The determination of muscle area disregarded the muscle fat content. In normal adults, this method should not affect the accurateness of the measurement; however, in the post-MP women studied this could have over-estimated the real values. This fact could have affected the comparison between groups as a descriptive fashion, i.e. as shown in [Table 1]. However, it could be reasonably assumed that this source of error might not have distorted significantly the relationships of the other variables with muscle area as assessed by the β-coefficients in any of the groups studied. Nevertheless, muscle area could be regarded as a good correlate of muscle mass, rather than strength. Therefore, all regression analyses performed between any other indicator and muscle area should be taken as a (reasonable) approximation. This inconvenience may affect somehow the inter-group comparisons with the post-MP women, though not those calculated within groups.

Conclusions

Concerning the mechanical influences on the skeleton, the selected mechanical factors (maximal cross-sectional area of the regional muscles, bone lever lengths) were more relevant than the selected age-related or anthropometric determinants or confounders to the development of a number of allometrically-associated bone properties (mass, design, strength). The influence of musculature on bone traits seems to be independent from the weight-bearing or -nonbearing nature of the bones; however, both muscles and bone-lever influences could somewhat depend on the predominant stress pattern induced by customary usage at each bone site, especially concerning bending and torsion. Nevertheless, the mechanical environment of the skeleton would not be that critical to the biological determination of bone tissue “quality”, at least concerning the mineralization-related mechanical properties of the hard tissue.
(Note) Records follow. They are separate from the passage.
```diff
+  auto brow = [&](int mt, int shift) -> int {
+    int r = rbase + 16 * mt + shift;
+    r = r < 0 ? r + NR : r;
+    r = r >= NR ? r - NR : r;
+    return r;
+  };
+
+#pragma unroll
+  for (int tap = 0; tap < 9; ++tap) {
+    const int shift = (tap / 3 - 1) * (CMP ? CR : P) + (tap % 3 - 1);
+    t_u32x4 fb[MT];
+    if (SG < 9 && tap != 0 && tap % SG == 0) load_fs(tap);
+#pragma unroll
+    for (int mt = 0; mt < MT; ++mt) {
+      const int r = CMP ? (int)lane_select((uint32_t)(rbase + 16 * mt + shift), (uint32_t)((rbase + shift) & 7), colmask(mt, tap % 3 - 1)) : brow(mt, shift);
+      fb[mt] = *reinterpret_cast<const t_u32x4 *>(enc + (r >> 3) * 512 + (r & 7) * 16 + bq);
+    }
+#pragma unroll
+    for (int mt = 0; mt < MT; ++mt)
+#pragma unroll
+      for (int ct = 0; ct < CT; ++ct) acc[mt][ct] = M16<DT>::mfma(fs[tap % SG][ct], fb[mt], tap == 0 ? bst[ct] : acc[mt][ct]);
+  }
+  if (STREAM) __syncthreads();
+
   const unsigned char *dsrc = g.Wt;
   auto open_tap = [&](int T) {
     issue_bias(T);
@@ -319,8 +337,6 @@
     constexpr int I = decltype(i_c)::value;
     if (LOAD != 0) tw_dma_piece<I * 1024 - MID>(dsrc, dma_lane);
   };
-  issue_tap(0);
-  issue_tap(1);
   if (STREAM) {
     open_tap(2);
     piece(std::integral_constant<int, 0>{});
@@ -476,7 +492,7 @@
       TW_STAMP(gt, 4);
       if (LOAD != 0 && !(TW_STRIP & 4)) {
         usrc += TW_TAP;
-        tw_dma_8k(usrc, dma_lane, udst + ((X + 2) % 3) * TW_TAP);
+        if (decltype(mode_c)::value == 0 || lw == 0 || (X != 0 && dy == 1)) tw_dma_8k(usrc, dma_lane, udst + ((X + 2) % 3) * TW_TAP);
       }
       TW_STAMP(gt, 5);
     }
@@ -543,7 +559,7 @@
         if (!(TW_STRIP & 8)) __syncthreads();
         TW_STAMP(gt, 4);
         if (STREAM) open_tap(gt + 3);
-        else if (gt + 2 < total) issue_tap(gt + 2);
+        else if (gt + 2 < total && (MODE == 0 || lw * DMA_PER_WAVE < 8192 || tap >= 7)) issue_tap(gt + 2);
         TW_STAMP(gt, 5);
       }
       ++gt;
@@ -625,18 +641,20 @@
 
 template <int DT, int MT, bool FAST, int NW>
 __global__ void __launch_bounds__(NW * 64, NW / 4) k_tower(TowerArgs g) {
+  const int slot = g.boards ? g.leaf_slot[blockIdx.x] : 0;
   if (NW == 8 && TW_LOADERS == 1) {
-    if (__builtin_amdgcn_readfirstlane(threadIdx.x >> 6) < 4) tw_body<DT, MT, FAST, NW, 2>(g);
-    else tw_body<DT, MT, FAST, NW, 0>(g);
+    if (__builtin_amdgcn_readfirstlane(threadIdx.x >> 6) < 4) tw_body<DT, MT, FAST, NW, 2>(g, slot);
+    else tw_body<DT, MT, FAST, NW, 0>(g, slot);
   } else {
-    tw_body<DT, MT, FAST, NW, NW == 4 ? 2 : 1>(g);
+    tw_body<DT, MT, FAST, NW, NW == 4 ? 2 : 1>(g, slot);
   }
 }
 
 template <int DT, bool TU>
 __global__ void __launch_bounds__(512, 2) k_towerc(TowerArgs g) {
-  if (__builtin_amdgcn_readfirstlane(threadIdx.x >> 6) < 4) tw_body<DT, TWC_LOADER_TILES, false, 8, 2, true, TU>(g);
-  else tw_body<DT, 13 - TWC_LOADER_TILES, false, 8, 0, true, TU>(g);
+  const int slot = g.boards ? g.leaf_slot[blockIdx.x] : 0;
+  if (__builtin_amdgcn_readfirstlane(threadIdx.x >> 6) < 4) tw_body<DT, TWC_LOADER_TILES, false, 8, 2, true, TU>(g, slot);
+  else tw_body<DT, 13 - TWC_LOADER_TILES, false, 8, 0, true, TU>(g, slot);
 }
 
 __global__ void __launch_bounds__(256) k_tower_prep(const uint16_t *W, unsigned char *out, int taps, int cin) {
```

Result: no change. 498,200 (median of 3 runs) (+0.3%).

Concerning the endocrine-metabolic influences (restricted to only those of sex hormones in this study), the mechanical impacts of muscles and bone levers on bone structure seem to be comparable in men and pre-MP women in qualitative terms. However, in the post-MP women, the TMP could exert a stronger (negative) impact than other, allometric or mechanical factors did on any kind of bone property, including the “tissue quality” (cortical vBMD), with the probable exception of the diaphyseal design.

Results suggest that the cortical vBMD might be a determinant, rather than a determined variable within the analyzed model (geometric properties changing as adaptive manifestations to changes in the mechanical environment and in bone tissue stiffness), perhaps with a most relevant role in the feedback mechanism configuring the bone mechanostat.